ESA’s Rosetta orbiter yesterday witnessed 67P/Churyumov-Gerasimenko making its closest approach to the Sun. The comet and the spacecraft were 186 million km from the Sun, about a third of the distance at rendezvous last August.
This Rosetta image was taken just one hour before 67P/Churyumov-Gerasimenko reached perihelion, the closest point to the Sun along its 6.5-year orbit. The image was taken around 327 km from the comet. Image credit: ESA / Rosetta / NAVCAM / CC BY-SA IGO 3.0.
In the year that has passed since Rosetta arrived, the comet has traveled some 750 million km along its orbit towards the Sun, the increasing solar radiation heating up the nucleus and causing its frozen ices to escape as gas and stream out into space at an ever greater rate. These gases, and the dust particles that they drag along, build up the comet’s atmosphere and tail.
The activity reaches its peak intensity around perihelion and in the weeks that follow – and is clearly visible in the spectacular images returned by the spacecraft in the last months.
One image taken by Rosetta was acquired around an hour before the moment of perihelion, from a distance of 327 km.
“Activity will remain high like this for many weeks, and we’re certainly looking forward to seeing how many more jets and outburst events we catch in the act, as we have already witnessed in the last few weeks,” said Dr Nicolas Altobelli from the European Space Astronomy Center, a scientist for the Rosetta project.
This series of images of 67P/Churyumov–Gerasimenko was collected between 2014 and 2015 using the Gemini Observatory. All images are centered on the comet and were obtained by stacking several short exposures; stars are also visible as streaks. In the first image of the upper row, taken on 20 September 2014, the comet appears nearly point-like. At the time, it was around 500 million km from the Sun. In the second image, taken on 14 November 2014 – two days after the landing of Philae – the comet exhibits a faint tail to the upper left; it was about 450 million km from the Sun at the time.
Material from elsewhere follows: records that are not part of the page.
@@ -1264,7 +1318,7 @@
             [[maybe_unused]] SatT cellQ{}, q00{}, q01{}, q10{}, q11{};
             [[maybe_unused]] int cellZ = 0;
             if constexpr (kSat) {
-                const bool need = mode == M_FAST || (C::SPARSE && sparse_on) || (dirty_list && wn_ok);
+                const bool need = mode == M_FAST || (C::SPARSE && sparse_on) || (dirty_list && wn_ok) || cn_ok || cn_clean;
                 if (need && tid < nb) {
                     const uint32_t pk = ids[dir * (b0 + tid)];
                     const SatT *r0 = sat_win + (size_t)(wv0 + (int)((pk >> 8) & 0xffu)) * p.sat_ws + (wu0 + (int)(pk & 0xffu)), *r1 = r0 + (size_t)CW * p.sat_ws;
@@ -1365,13 +1419,19 @@
                 }
                 if (!done) {
                     if (mode == M_FAST) acc = eval_round<C, kSat ? M_XY : M_FAST, !kAPark>(W, pt, cx, cy, l, A, AT, toff, AccT<Sum>{0, 0, 0, 0, 0, 0}, CH);
-                    else if (mode == M_CHIPNULL) acc = eval_round<C, M_CHIPNULL, !kAPark>(W, pt, cx, cy, l, A, AT, toff, AccT<Sum>{0, 0, 0, 0, 0, 0}, CH);
+                    else if (mode == M_CHIPNULL) {
+                        if constexpr (kCn) acc = eval_round<C, M_XYC, !kAPark>(W, pt, cx, cy, l, A, AT, toff, AccT<Sum>{0, 0, 0, 0, 0, 0}, CH, cn_mask);
+                        else acc = eval_round<C, M_CHIPNULL, !kAPark>(W, pt, cx, cy, l, A, AT, toff, AccT<Sum>{0, 0, 0, 0, 0, 0}, CH);
+                    }
                     else {
                         if constexpr (kSat) {
                             const bool t4 = on && !full_win && (cx == pt.csx - 2 || cy == pt.csy - 2);
-                            wn_round = wn_ok && __ballot(t4) == 0ull;
+                            wn_round = (wn_ok || cn_ok) && __ballot(t4) == 0ull;
                         }
-                        if (kSat && wn_round) acc = eval_round<C, kSat ? M_WN : M_GENERAL, !kAPark>(W, pt, cx, cy, l, A, AT, toff, AccT<Sum>{0, 0, 0, 0, 0, 0}, CH);
+                        if (kCn && wn_round && cn_ok) {
+                            if constexpr (kCn) acc = eval_round<C, M_WNC, !kAPark>(W, pt, cx, cy, l, A, AT, toff, AccT<Sum>{0, 0, 0, 0, 0, 0}, CH, cn_mask);
+                        }
+                        else if (kSat && wn_round) acc = eval_round<C, kSat ? M_WN : M_GENERAL, !kAPark>(W, pt, cx, cy, l, A, AT, toff, AccT<Sum>{0, 0, 0, 0, 0, 0}, CH);
                         else if (MIMC3_GC && exc_chip == 0) acc = eval_round<C, M_GC, !kAPark>(W, pt, cx, cy, l, A, AT, toff, AccT<Sum>{0, 0, 0, 0, 0, 0}, CH);
                         else acc = eval_round<C, M_GENERAL, !kAPark>(W, pt, cx, cy, l, A, AT, toff, AccT<Sum>{0, 0, 0, 0, 0, 0}, CH);
                     }
@@ -1399,7 +1459,8 @@
                     } else {
                         if (mode != M_GENERAL) { acc.n = NV; acc.sx = SX; acc.sxx = SXX; }
                         if (on && l == 0) {
-                            if (kSat && wn_round) { sp[1] = P::bits(acc.sx); sp[3] = P::bits(acc.sxx); sp[5] = P::bits(acc.sxy); }
+                            if (cn_clean) { sp[2] = P::bits(acc.sy); sp[4] = P::bits(acc.syy); sp[5] = P::bits(acc.sxy); }
+                            else if (kSat && wn_round && !cn_ok) { sp[1] = P::bits(acc.sx); sp[3] = P::bits(acc.sxx); sp[5] = P::bits(acc.sxy); }
                             else { sp[0] = (Store)acc.n; sp[1] = P::bits(acc.sx); sp[2] = P::bits(acc.sy); sp[3] = P::bits(acc.sxx); sp[4] = P::bits(acc.syy); sp[5] = P::bits(acc.sxy); }
                         }
                     }
@@ -1416,7 +1477,7 @@
                 else { v[0] = sp[0]; v[1] = sp[1]; v[2] = sp[2]; v[3] = sp[3]; v[4] = sp[4]; v[5] = sp[5]; }
                 bool wn_cell = false;
                 if constexpr (kSat) {
-                    if (wn_ok) {
+                    if (wn_ok || cn_ok) {
                         const bool t4 = !full_win && (cx == pt.csx - 2 || cy == pt.csy - 2);
                         const unsigned long long tm = __ballot(t4);
                         wn_cell = ((tm >> (tid & ~(C::CPR - 1))) & ((1ull << C::CPR) - 1ull)) == 0ull;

The comet was observed again in the summer, as shown in the third image, taken on 30 June 2015, when the comet was around 200 million km from the Sun; the tail is visible towards the right. As the comet moved towards northern latitudes, it became visible from the northern hemisphere in July 2015. The fourth image, taken on 4 August 2015, shows a bright tail. The comet was around 186 million km from the Sun and about to reach perihelion on 13 August. The two images in the lower row show a zoomed version of the 4 August image. On the left, the original image is shown (visualized in a color scale) with the bright comet tail extending towards the right. On the right, the image was processed by subtracting a radially symmetric component from the coma to enhance possible anisotropies in its shape. While the bulk of the tail points to the right, there is a notable high-density region pointing in a different direction, to the lower left. The comet nucleus is too faint to be seen, lying within the innermost pixel of this image. The upper frames measure 100 000 km across and the lower frames 50 000 km across (at the distance of the comet). Image credit: Gemini Observatory / AURA.
Rosetta’s measurements suggest the comet is spewing up to 300 kg of water vapor per second. Then, it recorded an outflow rate of just 300 g per second.
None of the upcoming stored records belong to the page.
__device__ int chain_length(const Lists& L, const uint8_t* map, int x0, int y0, int bs, bool down) {
  const int nn = 4 << bs, y_end = (L.u_row0 + L.u_rows) * 8, x_end = L.UW * 8;
  int len = 1;
  for (int x = x0 + (down ? 0 : nn), y = y0 + (down ? nn : 0); x < x_end && y < y_end;
       x += down ? 0 : nn, y += down ? nn : 0, len++) {
    if (map[(long long)(y >> 3) * L.bstride + (x >> 3)] != bs) break;
    const int py = down ? y - 1 : y, px = down ? x : x - 1;
    if (map[(long long)(py >> 3) * L.bstride + (px >> 3)] != bs) break;
  }
  return len;
}

template <int kThreads>
__device__ __forceinline__ void scan_bins(int32_t* hist, int32_t* cursor) {
  __shared__ int part[kThreads];
  constexpr int kPer = kLevelBins / kThreads;
  const int t = threadIdx.x;
  int v[kPer], sum = 0;
#pragma unroll
  for (int i = 0; i < kPer; i++) {
    v[i] = __ldcg(hist + t * kPer + i);
    sum += v[i];
  }
  part[t] = sum;
  __syncthreads();
  for (int o = 1; o < kThreads; o <<= 1) {
    const int add = t >= o ? part[t - o] : 0;
    __syncthreads();
    part[t] += add;
    __syncthreads();
  }
  int run = part[t] - sum;
#pragma unroll
  for (int i = 0; i < kPer; i++) {
    hist[t * kPer + i] = run;
    cursor[t * kPer + i] = run;
    run += v[i];
  }
}

__global__ void __launch_bounds__(256) k_luma_deps(const __grid_constant__ Lists L) {
  const int n = min(L.cnt[kNLuma], L.max_luma);
  const int nth = gridDim.x * blockDim.x;
  for (int base = blockIdx.x * blockDim.x; base < n; base += nth) {
    const int blk = base + threadIdx.x;
    const bool in = blk < n;
    int bs = 0, top = -1, left = -1;
    if (in) {
      const daala_b200_pvq_block b = L.luma[blk];
      const int x0 = b.x0, y0 = b.y0, f = b.frame;
      bs = b.bs;
      const int nn = 4 << bs;
      const uint8_t* map = L.bsize + f * L.bsize_pitch;
      if (y0 - nn >= L.u_row0 * 8 && map[(long long)((y0 - 1) >> 3) * L.bstride + (x0 >> 3)] == bs) {
        const int ty = y0 - nn;
        top = L.unit_lbase[((long long)f * L.UH + (ty >> 3)) * L.UW + (x0 >> 3)] +
              (bs == 0 ? ((ty >> 2) & 1) * 2 + ((x0 >> 2) & 1) : 0);
      }
      if (x0 > 0 && map[(long long)(y0 >> 3) * L.bstride + ((x0 - 1) >> 3)] == bs) {
        const int lx = x0 - nn;
        left = L.unit_lbase[((long long)f * L.UH + (y0 >> 3)) * L.UW + (lx >> 3)] +
               (bs == 0 ? ((y0 >> 2) & 1) * 2 + ((lx >> 2) & 1) : 0);
      }
      L.dep_top[blk] = top;
      L.dep_left[blk] = left;
      if (top >= 0) L.succ_bottom[top] = blk;
      if (left >= 0) L.succ_right[left] = blk;
    }
    const int nb = in ? num_bands(bs) : 0;
    int len_down = 0, len_across = 0;
    if (nb > 1) {
      const daala_b200_pvq_block b = L.luma[blk];
      const uint8_t* map = L.bsize + b.frame * L.bsize_pitch;
      if (top < 0) len_down = chain_length(L, map, b.x0, b.y0, bs, true);
      if (left < 0) len_across = chain_length(L, map, b.x0, b.y0, bs, false);
    }
    int chain = 0;
    for (int band = 0; band < 9; band++) {
      const bool has = band < nb;
      const bool is_free = band == 3 || band == 6;
      const int r = band % 3;
      const bool waits = band == 0 ? (top >= 0 || left >= 0) : r == 1 ? top >= 0 : left >= 0;
      const uint32_t item = ((uint32_t)blk << 4) | band;
      if (band == 3 || band == 6) {
        append(L.items_l[band_class(band)], &L.cnt[kNItemsL + band_class(band)], has, item);
      } else if (band == 0) {
        append(L.heads0, &L.cnt[kNHeads0], has && !waits, item);
      } else {
        const int pos = append(L.heads_raw, &L.cnt[kNHeads], has && !waits, item);
        if (pos >= 0) {
          const int bin = weight_bin(r == 1 ? len_down : len_across, band);
          L.head_bin[pos] = bin;
          count_key(L.head_hist, bin);
        }
      }
      chain += has && !is_free;
      if (has && !is_free && L.lvl_hist) {
        const daala_b200_pvq_block b = L.luma[blk];
        atomicAdd(&L.lvl_hist[level_bin(band, bs, b.x0, b.y0, L.u_row0 * 8)], 1);
      }
    }
#pragma unroll
    for (int o = 16; o > 0; o >>= 1) chain += __shfl_xor_sync(0xffffffffu, chain, o);
    if ((threadIdx.x & 31) == 0 && chain) atomicAdd(&L.cnt[kTotalHi], chain);
  }
  __shared__ bool last;
  __threadfence();
  __syncthreads();
  if (threadIdx.x == 0) last = atomicAdd(&L.cnt[kDepsDone], 1) == (int)gridDim.x - 1;
  __syncthreads();
  if (last) {
    __threadfence();
    scan_bins<256>(L.head_hist, L.head_cursor);
  }
}

__global__ void __launch_bounds__(1024) k_level_scan(const __grid_constant__ Lists L) {
  scan_bins<1024>(L.lvl_hist, L.lvl_cursor);
}

__global__ void __launch_bounds__(256) k_level_scatter(const __grid_constant__ Lists L) {
  const int n = min(L.cnt[kNLuma], L.max_luma);
  for (int blk = blockIdx.x * blockDim.x + threadIdx.x; blk < n; blk += gridDim.x * blockDim.x) {
    const daala_b200_pvq_block b = L.luma[blk];
    const int nb = num_bands(b.bs);
    for (int band = 0; band < nb; band++) {
      if (band == 3 || band == 6) continue;
      const int pos = atomicAdd(&L.lvl_cursor[level_bin(band, b.bs, b.x0, b.y0, L.u_row0 * 8)], 1);
      L.lvl_items[pos] = ((uint32_t)blk << 4) | band;
    }
  }
}

__global__ void __launch_bounds__(256) k_chroma_items(const __grid_constant__ Lists L) {
  const int nh = L.cnt[kNHeads];
  for (int i = blockIdx.x * blockDim.x + threadIdx.x; i < nh; i += gridDim.x * blockDim.x)
    L.heads[count_key(L.head_cursor, L.head_bin[i])] = L.heads_raw[i];
  const int n = min(L.cnt[kNChroma], L.max_chroma);
  for (int blk = blockIdx.x * blockDim.x + threadIdx.x; blk < n; blk += gridDim.x * blockDim.x) {
    const int bs = L.chroma[blk].bs;
    const int nb = num_bands(bs);
    for (int band = 0; band < nb; band++) {
      const int c = band_class(band);
      const unsigned m = __activemask();
      const unsigned same = __match_any_sync(m, c);
      const int leader = __ffs(same) - 1, lane = threadIdx.x & 31;
      int base = 0;
      if (lane == leader) base = atomicAdd(&L.cnt[kNItemsC + c], __popc(same));
      base = __shfl_sync(same, base, leader);
      L.items_c[c][base + __popc(same & ((1u << lane) - 1u))] = ((uint32_t)blk << 4) | band;
    }
  }
}

__global__ void __launch_bounds__(256) k_luma_items(const __grid_constant__ Lists L) {
  const int n = min(L.cnt[kNLuma], L.max_luma);
  const int nth = gridDim.x * blockDim.x;
  for (int base = blockIdx.x * blockDim.x; base < n; base += nth) {
    const int blk = base + threadIdx.x;
    const int nb = blk < n ? num_bands(L.luma[blk].bs) : 0;
    for (int band = 0; band < 9; band++) {
      const int c = band_class(band);
      append(L.items_l[c], &L.cnt[kNItemsL + c], band < nb, ((uint32_t)blk << 4) | band);
    }
  }
}

struct Stage {
  daala_b200_pvq_params prm;
  const uint32_t* items[3];
  const uint32_t* heads;
  const uint32_t* heads0;
  uint32_t* ring;
  const int32_t* dep_top;
  const int32_t* dep_left;
  const int32_t* succ_bottom;
  const int32_t* succ_right;
  int32_t* join0;
  int32_t* cnt;
  int n_items_at, head_lo_at, n_blocks_at;
  int max_blocks;
  int16_t* sp_vec[3];
  int32_t* sp_lanes[3];
  int32_t* sp_uni[3];
  int16_t* sp_snap[3];
  int sp_slots[3];
  int sp_chunks[3];
  const int32_t* lvl_off;
  const uint32_t* lvl_items;
  int nlevels, lvl_slots;
  int16_t* lv_vec; int32_t* lv_lanes; int32_t* lv_uni; int16_t* lv_snap;
  int32_t* lv_bar;
  int32_t* pre_ev;
  int16_t* pre_snap;
  int max_waiters;
  int skip_lo;
  const double* rsqrt_tbl;
  int16_t* res_pack;
  const int32_t* cfl_plane;
  long long cfl_pitch;
  int cfl_stride;
  int32_t* dc_resid;
  const daala_b200_kf_frame_quant* fq;
#ifdef DAALA_B200_CHAIN_TRACE
  struct ChainTraceRec* trace;
  int trace_cap;
#endif
};

#ifdef DAALA_B200_CHAIN_TRACE
struct ChainTraceRec {
  unsigned long long t0, t1;
  uint32_t item;
  uint32_t cta;
  uint16_t sm;
  uint8_t bs;
  uint8_t kind;
  uint32_t pad;
};

__device__ __forceinline__ unsigned long long globaltimer() {
  unsigned long long t;
  asm volatile("mov.u64 %0, %%globaltimer;" : "=l"(t));
  return t;
}

__device__ __noinline__ void trace_item(const Stage& S, uint32_t item, int kind, unsigned long long t0, int lane) {
  __syncwarp();
  if (lane != 0) return;
  const unsigned long long t1 = globaltimer();
  const int i = atomicAdd(&S.cnt[kTraceN], 1);
  if (i >= S.trace_cap) return;
  uint32_t sm;
  asm volatile("mov.u32 %0, %%smid;" : "=r"(sm));
  ChainTraceRec r;
  r.t0 = t0;
  r.t1 = t1;
  r.item = item;
  r.cta = blockIdx.x;
  r.sm = (uint16_t)sm;
  r.bs = (uint8_t)S.prm.blocks[item >> 4].bs;
  r.kind = (uint8_t)kind;
  r.pad = 0;
  S.trace[i] = r;
}
#endif

enum { kGatherLuma = 0, kGatherChroma = 1, kGatherInter = 2 };
template <int kKind>
__global__ void __launch_bounds__(256) k_gather(const __grid_constant__ Stage S) {
  const daala_b200_pvq_params& prm = S.prm;
  const int n = min(S.cnt[S.n_blocks_at], S.max_blocks);
  const int lane = threadIdx.x & 31;
  const int nwarps = (gridDim.x * blockDim.x) >> 5;
  for (int blk = (blockIdx.x * blockDim.x + threadIdx.x) >> 5; blk < n; blk += nwarps) {
    const daala_b200_pvq_block b = prm.blocks[blk];
    const int ln = b.bs + 2;
    const int len = ln >= 5 ? 512 : 1 << (2 * ln);
    const int stride = prm.plane_stride[b.pli];
    const int32_t* src = prm.coef_plane[b.pli] + b.frame * prm.plane_frame_pitch[b.pli] + (size_t)b.y0 * stride + b.x0;
    int32_t* vin = prm.in + b.coef_off;
    if (kKind == kGatherLuma) {
      for (int i = lane; i < len; i += 32) vin[i] = i == 0 ? src[0] : src[scan_to_raster(i, ln, stride)];
    } else if (kKind == kGatherInter) {
      const int32_t* psrc = prm.pred_plane[b.pli] + b.frame * prm.plane_frame_pitch[b.pli] + (size_t)b.y0 * stride + b.x0;
      int32_t* vref = prm.ref + b.coef_off;
      for (int i = lane; i < len; i += 32) {
        const int at = i == 0 ? 0 : scan_to_raster(i, ln, stride);
        vin[i] = src[at];
        vref[i] = psrc[at];
      }
    } else {
      const int32_t* psrc = S.cfl_plane + b.frame * S.cfl_pitch + (size_t)b.y0 * S.cfl_stride + b.x0;
      int32_t* vref = prm.ref + b.coef_off;
      const int qoff = prm.qm_stride + ((((1 << (2 * b.bs)) - 1) << 4) / 3);
      int32_t xy = 0;
      for (int i = lane; i < len; i += 32) {
        const int32_t vi = i == 0 ? src[0] : src[scan_to_raster(i, ln, stride)];
        const int32_t vr = i == 0 ? psrc[0] : psrc[scan_to_raster(i, ln, S.cfl_stride)];
        vin[i] = vi;
        vref[i] = vr;
        if (i >= 1 && i < 16) {
          const int32_t rq = vr * prm.qm[qoff + i], inq = vi * prm.qm[qoff + i];
          xy += (int32_t)((rq * (int64_t)inq) >> ((kQmShift + 4) << 1));
        }
      }
#pragma unroll
      for (int o = 16; o > 0; o >>= 1) xy += __shfl_xor_sync(0xffffffffu, xy, o);
      const int flip = xy < 0;
      __syncwarp();
      if (flip) {
        const int end = band_start(num_bands(b.bs));
        for (int i = 1 + lane; i < end; i += 32) vref[i] = -vref[i];
      }
      if (lane == 0) prm.res_flip[blk] = flip;
    }
  }
}

__global__ void __launch_bounds__(256) k_cfl_plane(const __grid_constant__ Stage S, int32_t* pred_plane) {
  const daala_b200_pvq_params& prm = S.prm;
  const int n = min(S.cnt[S.n_blocks_at], S.max_blocks);
  const int lane = threadIdx.x & 31;
  const int nwarps = (gridDim.x * blockDim.x) >> 5;
  for (int blk = (blockIdx.x * blockDim.x + threadIdx.x) >> 5; blk < n; blk += nwarps) {
    const daala_b200_pvq_block b = prm.blocks[blk];
    if (b.pli != 1) continue;
    const int nn = 4 << b.bs;
    const int lstride = prm.plane_stride[0];
    const int32_t* luma = prm.coef_plane[0] + b.frame * prm.plane_frame_pitch[0] + (size_t)(2 * b.y0) * lstride + 2 * b.x0;
    int32_t* dst = pred_plane + b.frame * S.cfl_pitch + (size_t)b.y0 * S.cfl_stride + b.x0;
    if (b.xdec & 0x80) {
      const int scaling4[4][4] = {{128, 128, 100, 36}, {128, 80, 71, 35}, {100, 71, 35, 31}, {36, 35, 31, 18}};
      if (lane < 4) {
        const int x = lane & 1, y = lane >> 1;
        int ll = luma[(size_t)y * lstride + x], lh = luma[(size_t)y * lstride + x + 4];
        int hl = luma[(size_t)(y + 4) * lstride + x], hh = luma[(size_t)(y + 4) * lstride + x + 4];
        ll += lh; hh -= hl;
        const int t = (ll - hh) >> 1;
        hl = t - hl; lh = t - lh;
        ll -= hl; hh += lh;
        const int hs = x & 1, vs = y & 1;
        int r, c;
        r = 2 * y + vs; c = 2 * x + hs;         dst[(size_t)r * S.cfl_stride + c] = (scaling4[c][r] * ll + 64) >> 7;
        r = 2 * y + vs; c = 2 * x + 1 - hs;     dst[(size_t)r * S.cfl_stride + c] = (scaling4[c][r] * lh + 64) >> 7;
        r = 2 * y + 1 - vs; c = 2 * x + hs;     dst[(size_t)r * S.cfl_stride + c] = (scaling4[c][r] * hl + 64) >> 7;
        r = 2 * y + 1 - vs; c = 2 * x + 1 - hs; dst[(size_t)r * S.cfl_stride + c] = (scaling4[c][r] * hh + 64) >> 7;
      }
    } else {
      const int lim = nn > 32 ? 32 : nn;
      for (int i = lane; i < lim * lim; i += 32) {
        const int r = i / lim, c = i % lim;
        dst[(size_t)r * S.cfl_stride + c] = luma[(size_t)r * lstride + c];
      }
    }
  }
}

constexpr int kPersistThreads = 32;
constexpr int kPersistCtas = 32;
static_assert(kPersistCtas * (kPersistThreads / 32 * kSnapEntries * (int)sizeof(int16_t) + 1024) <= 228 * 1024,
              "k_pvq_persist's shared scratch does not fit kPersistCtas CTAs per SM");
constexpr uint32_t kNoItem = 0xffffffffu;
constexpr uint32_t kExit = 0xfffffffeu;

Along with gas, the nucleus is also estimated to be shedding up to 1,000 kg of dust per second.
“In recent days, we have been forced to move even further away from the comet. We’re currently at a distance of between 325 km and 340 km this week, in a region where Rosetta’s startrackers can operate without being confused by excessive dust levels – without them working properly, Rosetta can’t position itself in space,” said Dr Sylvain Lodiot of ESA.
The comet’s average temperature has also been on the increase.
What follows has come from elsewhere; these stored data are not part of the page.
__device__ __forceinline__ bool weight_out_of_range(const WeightParams& wp, int kind, double c) {
  if (!wp.active[kind]) return false;
  if (c == 0) return false;
  if (c >= wp.th1 || c <= wp.th2) return false;
  if (c < wp.th1 * (1.0 - 1e-9) && c > wp.th2 * (1.0 + 1e-9)) return false;
  const double w = sqrt(wp.noise_bound_sq * wp.mu * (wp.mu + 1) / c) - wp.mu;
  return !(w >= 0.0 && w <= 1.0);
}
constexpr int kExtRowBase = 512;
__device__ __forceinline__ void post_ext_segment(double* __restrict__ partials, int gw, double cs, double bad, int kind, unsigned long long tag,
                                                 int lane, int base_word = kExtRowBase) {
  if (lane >= 8) return;
  unsigned long long wd = 0ull;
  const double cs0 = rdlane(cs, 0), bad0 = rdlane(bad, 0);
  if (lane == 0) wd = (unsigned long long)__double_as_longlong(cs0);
  else if (lane == 1) wd = (unsigned long long)__double_as_longlong(bad0);
  else if (lane == 2) wd = (unsigned long long)(long long)kind;
  const unsigned long long x = xor8(lane < 7 ? seg_word(wd, lane) : 0ull);
  if (lane == 7) wd = check_mix(tag) ^ x;
  __hip_atomic_store(reinterpret_cast<unsigned long long*>(partials) + base_word + (size_t)gw * 8 + lane, wd, __ATOMIC_RELAXED,
                     __HIP_MEMORY_SCOPE_AGENT);
}
__device__ __forceinline__ bool poll_fold_ext(const double* __restrict__ partials, int nwaves, unsigned long long tag, double* s_ext ,
                                              double* fin , int lane, int base_word = kExtRowBase) {
  const bool have = lane >= 1 && lane < nwaves;
  const unsigned long long mtag = check_mix(tag);
  const unsigned long long* p = reinterpret_cast<const unsigned long long*>(partials) + base_word + (size_t)(have ? lane : 1) * 8;
  unsigned long long w[8];
  const unsigned long long t0 = wall_clock64();
  bool ok_all;
  for (unsigned spins = 1;; ++spins) {
#pragma unroll
    for (int i = 0; i < 8; ++i) w[i] = __hip_atomic_load(p + i, __ATOMIC_RELAXED, __HIP_MEMORY_SCOPE_AGENT);
    unsigned long long x = w[7];
#pragma unroll
    for (int i = 0; i < 7; ++i) x ^= seg_word(w[i], i);
    ok_all = __all((!have || x == mtag) ? 1 : 0) != 0;
    if (ok_all) break;
    if ((spins & 63u) == 0 && wall_clock64() - t0 > 100000000ull) break;
    __builtin_amdgcn_s_sleep(1);
  }
  const double cs = have ? __longlong_as_double((long long)w[0]) : 0.0;
  const double bad = have ? __longlong_as_double((long long)w[1]) : 0.0;
  const int kind = have ? (int)(long long)w[2] : -1;
  double t[5];
#pragma unroll
  for (int k = 0; k < 4; ++k) t[k] = kind == k ? cs : 0.0;
  t[4] = bad;
#pragma unroll
  for (int off = 32; off > 0; off >>= 1)
#pragma unroll
    for (int k = 0; k < 5; ++k) t[k] += __shfl_down(t[k], off, 64);
  if (lane == 0) {
#pragma unroll
    for (int k = 0; k < 5; ++k) fin[k] = t[k];
  }
  asm volatile("s_waitcnt lgkmcnt(0)" ::: "memory");
  (void)s_ext;
  return ok_all;
}

__device__ __forceinline__ int finish_by_consumer(GnState* st, GnState* sm , const SolveFinish& F, int oi,
                                                  const double* fin, const int nseg[kKinds], double* sh , int lane,
                                                  bool lead = true) {
  constexpr int kWords = (int)(offsetof(GnState, dbg) / 8);
  const OuterCtl ctl{F.cost_threshold, 1, oi == F.n_iter - 1 ? 1 : 0};
  int next = 4;
  if (!sm->done) {
    if (lane == 0) {
      sm->incomplete = OS_INCOMPLETE;
      sm->stop = 2;
      sm->run_build = sm->run_refresh = 0;
    }
  } else {
    if (lane < 16) {
      double v = 0.0;
      if (lane < 4) v = fin[lane];
      else if (lane < 8) v = (double)(lane == 4 ? nseg[0] : (lane == 5 ? nseg[1] : (lane == 6 ? nseg[2] : nseg[3])));
      else if (lane == 8) v = fin[4];
      sh[lane] = v;
      if (lead) F.sums16[lane] = v;
    }
    asm volatile("s_waitcnt lgkmcnt(0)" ::: "memory");
    publish_and_rearm(sh, sm, lane, ctl);
    asm volatile("s_waitcnt lgkmcnt(0)" ::: "memory");
    next = (sm->stop == 0 && sm->run_build == 0 && sm->run_refresh != 0 && oi + 1 < F.n_iter) ? 3 : 4;
  }
  asm volatile("s_waitcnt lgkmcnt(0)" ::: "memory");
  if (!lead) return next;
  for (int w = lane; w < kWords; w += 64) reinterpret_cast<unsigned long long*>(st)[w] = reinterpret_cast<const unsigned long long*>(sm)[w];
  mirror_wave(sm, F.hm[oi], lane, (sm->stop == 0 && next == 4) ? (int)(sm->incomplete | OS_NEEDS_HOST) : -1);
  if (sm->stop != 0)
    for (int j = oi + 1; j < F.n_iter; ++j) mirror_wave(sm, F.hm[j], lane, (int)OS_SKIPPED);
  return next;
}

Not long after arriving, surface temperatures of minus 70 degrees Celsius were recorded. By April 2015, this had risen to only a few degrees below zero Celsius, and now highs of a few tens of degrees above zero are forecast for the next month.
This is a projected map of 67P/ChuryumovGerasimenko using data from Rosetta’s OSIRIS camera. It is based on a cylindrical projection, a procedure that is routinely used to chart the surface of planets, moons and other spherical celestial bodies. The intricate appearance is caused by the unusual, double-lobed shape of this comet: the small lobe is shown at the centre of the map, while portions of the large lobe are shown to the left and right. The blue points refer to possible origins, on the surface of the comet, of some of the dust jets recently observed by OSIRIS. The yellow line indicates the sub-solar line, which traces out the points on the surface where the Sun is directly overhead. Image credit: ESA / Rosetta / MPS / OSIRIS Team / UPD / LAM / IAA / SSO / INTA / UPM / DASP / IDA.
Meanwhile, astronomers back on Earth have been following the comet’s evolution from afar.
Rosetta is far too close to the comet to see its growing tail, but images collected over the past few months with ground-based telescopes show that it already extends more than 120,000 km.
A lop-sided coma, with a notable high-density region away from the main tail, was revealed in various images.
“Combining these big-picture views from ground-based telescopes with Rosetta’s close-up study of individual jets and outbursts will help us to understand the processes at work on the comet’s surface as it approaches the Sun,” Dr Altobelli said.